斎藤よりやや背が大きく、髪は鳶色で、やはり斎藤より少し長い。瞳は穏やかで、軍人とはとても思えない。
「遅くなってごめんね。って…どうしたの?」
「敬語は」
「ん~。嫌いってのもあるけれど、此処じゃ上司にタメ口なんて当たり前だよ?」
「は…?」
「本国と違って、色々ギリギリだから上も下も、ごっちゃなんだよ。此処はね」
沖田は肩をすくめてみせ、胸ポケットからジープの鍵を取り出し、斎藤の荷物を持ち上げた。
「しかし、少将殿が気にくわないというのであれば、直しましょう。さて、遠路はるばるようこそ。お疲れでしょう、荷物運びますね」
すると、斎藤は荷物を取り上げて、鋭い声をあげた。
「やめろ」
「どれをでしょう?少将殿」
「その敬語を、だ。取り繕っているようで気持ち悪い…。それに、俺は疲れてなどいない。荷物運びは不要だ」
キョトンとしていた沖田だが、突然笑い出した。斎藤はその様子に眉をひそめ、睨む。
ひとしきり笑った沖田は、それでも、ひーひー言いながら軍帽を被り直し、じゃあ遠慮なくと言って、ドアを開けた。

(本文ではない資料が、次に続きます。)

#define P256_EPI_SS_LOADS()                                                                                       \
  {                                                                                                               \
    sc0 = p_load_uncounted(prev_ss, ss_lane);                                                                     \
    sc1 = p_load_uncounted(prev_ss, ss_lane + 128);                                                               \
    sh0 = p_load_uncounted(prev_ss, ss_lane + shift_delta);                                                       \
    sh1 = p_load_uncounted(prev_ss, ss_lane + shift_delta + 128);                                                 \
  }
#define P256_EPI_LOADS(c)                                                                                         \
  float resv[8];                                                                                                  \
  {                                                                                                               \
    if ((c) == 0) {                                                                                               \
      sc0 = p_load_uncounted(prev_ss, ss_lane);                                                                   \
      sc1 = p_load_uncounted(prev_ss, ss_lane + 128);                                                             \
      sh0 = p_load_uncounted(prev_ss, ss_lane + shift_delta);                                                     \
      sh1 = p_load_uncounted(prev_ss, ss_lane + shift_delta + 128);                                               \
    }                                                                                                             \
    const unsigned lane_off = (lane_row * prev_rs) + (prev_rs ? lane_col * 4 : 0);                                \
                                                      \
    int row_limit = prev_rows - 1;                                                                                \
    if (RAGGED) asm volatile("" : "+s"(row_limit));                                                               \
    _Pragma("unroll") for (int i = 0; i < 8; ++i) {                                                               \
      const int r = ((c) & 1) * 8 + i, row = ((c) >> 2) * 32 + (r & 3) + 8 * (r >> 2);                            \
      unsigned roff = lane_off + (unsigned)row * prev_rs;                                                         \
      if (RAGGED) {                                                                                               \
        const int rr = (int)lane_row + row;                                                                       \
                                           \
        roff = __umul24((unsigned)(rr < row_limit ? rr : row_limit), prev_rs) + (prev_rs ? lane_col * 4 : 0);     \
      }                                                                                                           \
      resv[i] = p_load_uncounted(prev_res, roff + (prev_rs ? (((c) >> 1) & 1) * 128u : 0u));                      \
    }                                                                                                             \
  }
#define P256_EPI_FINISH(c) P256_EPI_FINISH_RV(c, resv)
#define P256_EPI_FINISH_RV(c, RV)                                                                                 \
  if (prev_valid) {                                                                                               \
    const float scv = (((c) >> 1) & 1) ? sc1 : sc0, shv = (((c) >> 1) & 1) ? sh1 : sh0;                           \
    char* const obase = reinterpret_cast<char*>(prev_out) + (lane_row * prev_os + lane_col * 4 + (((c) >> 1) & 1) * 128u); \
    _Pragma("unroll") for (int i = 0; i < 8; ++i) {                                                               \
      const int r = ((c) & 1) * 8 + i, row = ((c) >> 2) * 32 + (r & 3) + 8 * (r >> 2);                            \
      float v = P256_PREV((c) >> 2, ((c) >> 1) & 1, r);                                                           \
      if (!prev_raw) {                                                                                            \
        v = v * (scv * alpha) + shv;                                                                              \
        v += RV[i];                                                                                               \
        if (relu) v = relu_keep_nan(v);                                                                           \
      }                                                                                                           \
      if (!RAGGED || (int)lane_row + row < prev_rows) *reinterpret_cast<float*>(obase + (unsigned)row * prev_os) = v; \
    }                                                                                                             \
  }

  cursor_open(0);
  request(smem);
  cursor_advance();
  request(smem + STAGE);
  cursor_advance();
  asm volatile("s_waitcnt vmcnt(6)" ::: "memory");
  asm volatile("s_waitcnt lgkmcnt(0)" ::: "memory");
  __builtin_amdgcn_s_barrier();
  asm volatile("" ::: "memory");
  int o_cur = 0, o_mid = STAGE, o_fill = 2 * STAGE;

「ふふ、君と話すのは楽しいけれど、そろそろ行かないとね。さて、案内するよ、少将殿。僕らの城へ」
沖田の背を見ながら進む廊下は先程までと変わらないもののはず。しかし、今の斎藤には、何処か別の場所へと続いているように思えた。
心地良いぬるま湯のような本土とは違う、弱肉強食にして修羅の世界。そこに何が待ち受け、何が起こるのか。
場違いに高揚する心を戒めつつ、斎藤は沖田を追った。
行く末は、神のみぞ知る――。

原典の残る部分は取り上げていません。